- Directed by: Alan Zweig
- Written by: Linda Griffiths
- Based on: The Darling Family by Linda Griffiths
- Produced by: Hadley Obodiac; Alan Zweig;
- Starring: Linda Griffiths; Alan Williams;
- Cinematography: Gerald Packer
- Edited by: Michael Pacek
- Music by: Mychael Danna
- Production company: Cineplex Odeon Films
- Distributed by: Cineplex Odeon Films
- Release date: August 26, 1994;
- Running time: 86 minutes
- Country: Canada
- Language: English

= The Darling Family =

The Darling Family is a 1994 Canadian drama film directed by Alan Zweig and written by Linda Griffiths. Based on Griffiths' 1991 play of the same name, the film stars Griffiths and Alan Williams as a couple discussing the state of their relationship after the woman unexpectedly becomes pregnant, blending both scenes in which they talk to each other with scenes in which they verbalize their interior monologues.

==Critical response==
Geoff Pevere of The Globe and Mail reviewed the film favourably, rating it three stars and writing that "Although made on a minuscule budget and largely restricted to the unventilated spectacle of two people cautiously circling each other in closed spaces, The Darling Family never fails to resonate beyond its dramatic confines.

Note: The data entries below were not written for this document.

# ... 68 lines not shown
    def _host_sd(self, keys):
        return {k: self._sd[k].cpu() for k in keys}

    def _fold_one(self, conv_name, bn_name, stride, pad, split=False):
        keys = _bn_keys(conv_name, bn_name)
        if _use_device_fold(self._sd, keys):
            return _fold_device([[self._sd[k] for k in keys]], stride, pad, self.device, split=split)
        return _fold(self._host_sd(keys), conv_name, bn_name, stride, pad, self.device, split=split)

    def _fold_dual(self, p, stride, sp):
        dev = self.device
        k3, kd = _bn_keys(p + ".conv3", p + ".bn3"), _bn_keys(p + ".downsample.0", p + ".downsample.1")
        if _use_device_fold(self._sd, k3 + kd):
            c3 = _fold_device([[self._sd[k] for k in k3]], 1, 0, dev)
            ds = _fold_device([[self._sd[k] for k in k3], [self._sd[k] for k in kd]], stride, 0, dev, split=sp)
            return c3, ds
        sd = self._host_sd(k3 + kd)
        c3 = _fold(sd, p + ".conv3", p + ".bn3", 1, 0, dev)
        ds = _fold(sd, p + ".downsample.0", p + ".downsample.1", stride, 0, dev)
        wcat = torch.cat([c3.w, ds.w], dim=1)
        if sp:
            sc = _row_scales(wcat.cpu())
            ds.w = _h8l8((wcat.cpu() * sc.view(-1, 1))).to(dev); ds.acc_scale = 1.0; ds.cscale = (1.0 / sc).contiguous().to(dev); ds.split = True
        else:
            ds.w = wcat.contiguous()
        ds.bias = (c3.bias + ds.bias).contiguous()
        return c3, ds

    def _prepare(self):
        if self._folded is not None:
            return self._folded
        if self.device.type != "cuda":
            raise _lib.SSGError("the embedder runs on the GPU only: call model.cuda() first (no CPU fallback)")
        sp = self.precision == "split"
        fold = self._fold_one
        net = dict(stem=fold("base.conv1", "base.bn1", 2, 3, sp), blocks=[], split=sp)
        for blk in _arch(self.depth):
            p = blk["prefix"]
            if blk["kind"] == "basic":
                net["blocks"].append(dict(
                    kind="basic",
                    c1=fold(p + ".conv1", p + ".bn1", blk["stride"], 1, sp),
                    c2=fold(p + ".conv2", p + ".bn2", 1, 1, sp),
                    ds=fold(p + ".downsample.0", p + ".downsample.1", blk["stride"], 0, sp) if blk["down"] else None))
                continue
            if blk["down"]:
                c3, ds = self._fold_dual(p, blk["stride"], sp)
            else:
                c3, ds = fold(p + ".conv3", p + ".bn3", 1, 0, sp), None
            net["blocks"].append(dict(
                c1=fold(p + ".conv1", p + ".bn1", 1, 0, sp),
                c2=fold(p + ".conv2", p + ".bn2", blk["stride"], 1, sp),
                c3=c3, ds=ds))
        self._folded = net
        return net

    @staticmethod
    def _conv(L, x, f, res=None, relu=True, out_split=False, ovf=None):
        B, H, W, _ = x.shape
        OH = (H + 2 * f.pad - f.k) // f.stride + 1; OW = (W + 2 * f.pad - f.k) // f.stride + 1
        out = torch.empty((B, OH, OW, f.cout), dtype=torch.float32, device=x.device)
        flags = (_IN_SPLIT if f.split else 0) | (_OUT_SPLIT if out_split else 0)
        check(L.ssg_conv2d_nhwc_x(ptr(x), ptr(f.w), ptr(f.bias), ptr(res), ptr(out), B, H, W, f.cin, f.cout, f.k, f.k, f.stride, f.pad,
                                  1 if relu else 0, flags, f.acc_scale, ptr(getattr(f, "cscale", None)), ptr(ovf), stream()), "ssg_conv2d_nhwc_x")
        return out

    @staticmethod
    def _conv_dual(L, o, x, c3, ds, out_split=False, ovf=None):
        B, H, W, _ = o.shape
        _, H2, W2, _ = x.shape
        out = torch.empty((B, H, W, c3.cout), dtype=torch.float32, device=o.device)
        flags = (_IN_SPLIT if ds.split else 0) | (_OUT_SPLIT if out_split else 0)
        check(L.ssg_conv1x1_dual_nhwc_x(ptr(o), ptr(x), ptr(ds.w), ptr(ds.bias), ptr(out), B, H, W, c3.cin, H2, W2, ds.cin, ds.stride, c3.cout, 1,
                                        flags, ds.acc_scale, ptr(getattr(ds, "cscale", None)), ptr(ovf), stream()), "ssg_conv1x1_dual_nhwc_x")
        return out

    @staticmethod
    def _bottleneck(L, y, blk, ovf=None):
        B, H, W, CIN = y.shape
        c1, c2, c3, ds = blk["c1"], blk["c2"], blk["c3"], blk["ds"]
        if os.environ.get("SSG_FUSED_BOTTLENECK", "1") == "0" or c2.stride != 1 or (ds is not None and ds.stride != 1):
            return None
        if not L.ssg_bottleneck_supported(H, W, CIN, c3.cout, c1.cout):
            return None
        out = torch.empty((B, H, W, c3.cout), dtype=torch.float32, device=y.device)
        if ds is None:
            check(L.ssg_bottleneck_nhwc_x(ptr(y), ptr(c1.w), ptr(c1.bias), ptr(c1.cscale), ptr(c2.w), ptr(c2.bias), ptr(c2.cscale),
                                          ptr(c3.w), ptr(c3.bias), ptr(c3.cscale), ptr(out), B, H, W, CIN, c1.cout, ptr(ovf), stream()),
                  "ssg_bottleneck_nhwc_x")
        else:
            check(L.ssg_bottleneck_ds_nhwc_x(ptr(y), ptr(c1.w), ptr(c1.bias), ptr(c1.cscale), ptr(c2.w), ptr(c2.bias), ptr(c2.cscale),
                                             ptr(ds.w), ptr(ds.bias), ptr(ds.cscale), ptr(out), B, H, W, CIN, c3.cout, c1.cout, ptr(ovf), stream()),
                  "ssg_bottleneck_ds_nhwc_x")
        return out

    @staticmethod
    def _basicblock(L, y, blk, ovf=None):
        B, H, W, C = y.shape
        c1, c2 = blk["c1"], blk["c2"]
        if os.environ.get("SSG_FUSED_BASICBLOCK", _FUSED_BASICBLOCK_DEFAULT) == "0" or c1.stride != 1 or blk["ds"] is not None or c1.cout != C:
            return None
        if not L.ssg_basicblock_supported(H, W, C):
            return None
        out = torch.empty((B, H, W, C), dtype=torch.float32, device=y.device)
        check(L.ssg_basicblock_nhwc_x(ptr(y), ptr(c1.w), ptr(c1.bias), ptr(c1.cscale), ptr(c2.w), ptr(c2.bias), ptr(c2.cscale), ptr(out),
                                      B, H, W, C, ptr(ovf), stream()), "ssg_basicblock_nhwc_x")
        return out

    def _fmap(self, x, flip=False, hooks=None):
        L = _lib.lib()
        net = self._prepare()
        sp = net["split"]
        x = x.to(self.device, torch.float32).contiguous()
        B, C, H, W = x.shape
        if C != 3:
            raise ValueError("expected RGB images [B,3,H,W]")
        ovf = self._overflow_flag() if sp else None
        if sp and os.environ.get("SSG_FUSED_STEM", "1") != "0" and L.ssg_stem_pool_supported(H, W):
            st = net["stem"]
            y = torch.empty((B, H // 4, W // 4, 64), dtype=torch.float32, device=self.device)
            check(L.ssg_stem_pool_nchw_x(ptr(x), 1 if flip else 0, ptr(st.w), ptr(st.bias), ptr(st.cscale), ptr(y), B, H, W, ptr(ovf), stream()),
                  "ssg_stem_pool_nchw_x")
        else:
            x4 = torch.empty((B, H, W, 4), dtype=torch.float32, device=self.device)
            if sp:
                check(L.ssg_nchw_to_nhwc4_h4l4(ptr(x), ptr(x4), B, H, W, 1 if flip else 0, stream()), "ssg_nchw_to_nhwc4_h4l4")
            else:
                check(L.ssg_nchw_to_nhwc4(ptr(x), ptr(x4), B, H, W, 1 if flip else 0, stream()), "ssg_nchw_to_nhwc4")
            y = self._conv(L, x4, net["stem"], out_split=sp, ovf=ovf)
            _, H2, W2, _ = y.shape
            p = torch.empty((B, (H2 + 1) // 2, (W2 + 1) // 2, 64), dtype=torch.float32, device=self.device)
            if sp:
                check(L.ssg_maxpool3x3s2_h8l8(ptr(y), ptr(p), B, H2, W2, 64, stream()), "ssg_maxpool3x3s2_h8l8")
            else:
                check(L.ssg_maxpool3x3s2_nhwc(ptr(y), ptr(p), B, H2, W2, 64, stream()), "ssg_maxpool3x3s2_nhwc")
            y = p
        pair = sp and os.environ.get("SSG_CONV_PAIR", "0") == "1"
        blocks, o1_next = net["blocks"], None
        for bi, blk in enumerate(blocks):
            if hooks and bi in hooks:
                hooks[bi]()
            if blk.get("kind") == "basic":
                fused = self._basicblock(L, y, blk, ovf) if sp else None
                if fused is not None:
                    y = fused
                    continue
                o = self._conv(L, y, blk["c1"], out_split=sp, ovf=ovf)
                r = y if blk["ds"] is None else self._conv(L, y, blk["ds"], relu=False, out_split=sp, ovf=ovf)
                y = self._conv(L, o, blk["c2"], res=r, relu=True, out_split=sp, ovf=ovf)
                continue
            if sp:
                fused = self._bottleneck(L, y, blk, ovf)
                if fused is not None:
                    y = fused
                    continue
            o = o1_next if o1_next is not None else self._conv(L, y, blk["c1"], out_split=sp, ovf=ovf)
            o1_next = None
            o = self._conv(L, o, blk["c2"], out_split=sp, ovf=ovf)
            if blk["ds"] is not None:
                y = self._conv_dual(L, o, y, blk["c3"], blk["ds"], out_split=sp, ovf=ovf)
                continue
            nxt = blocks[bi + 1]["c1"] if bi + 1 < len(blocks) else None
            Bo, Ho, Wo, _ = o.shape
            if (pair and nxt is not None and nxt.k == 1 and nxt.stride == 1 and nxt.cin == blk["c3"].cout and Bo * Ho * Wo >= 128 * 256
                    and L.ssg_conv_pair_supported(blk["c3"].cin, blk["c3"].cout, nxt.cout)):
                y, o1_next = self._conv_pair(L, o, blk["c3"], y, nxt, ovf)
            else:
                y = self._conv(L, o, blk["c3"], res=y, relu=True, out_split=sp, ovf=ovf)
        return y, sp

    @staticmethod
    def _conv_pair(L, o, c3, res, c1n, ovf=None):
        B, H, W, _ = o.shape
        out = torch.empty((B, H, W, c3.cout), dtype=torch.float32, device=o.device)
        y1n = torch.empty((B, H, W, c1n.cout), dtype=torch.float32, device=o.device)
        check(L.ssg_conv_pair_nhwc_x(ptr(o), ptr(c3.w), ptr(c3.bias), ptr(c3.cscale), ptr(res), ptr(out), ptr(c1n.w), ptr(c1n.bias), ptr(c1n.cscale),
                                     ptr(y1n), B * H * W, c3.cin, c3.cout, c1n.cout, ptr(ovf), stream()), "ssg_conv_pair_nhwc_x")
        return out, y1n

    def _side_streams(self):
        st = getattr(self, "_streams", None)
        if st is None or st[0].device != self.device:
            prio = -1 if os.environ.get("SSG_FLIP_PRIO", "0") == "1" else 0
            st = self._streams = (torch.cuda.Stream(self.device, priority=prio), torch.cuda.Stream(self.device))
        return st

    def _overflow_flag(self):
        if getattr(self, "_ovf", None) is None or self._ovf.device != self.device:
            self._ovf = torch.zeros(1, dtype=torch.int32, device=self.device)
        return self._ovf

Griffiths' script, which is every bit as critical of She as it is of He, captures precisely the paralyzing self-consciousness of contemporary gender relations, and does so with an economy that can shift from the comic to the tragic in the flick of a phrase: 'Oh no,' He panics at one point, 'she's happy.'"

Writing for Maclean's, Brian D. Johnson was more critical, asserting that "as an excursion into relationship hell, the film has an emotional veracity and psychological insight. But the spartan, deadlocked drama demands a lot of patience from the viewer. It is like one of those exhausting late-night discussions in bed that are destined to go nowhere."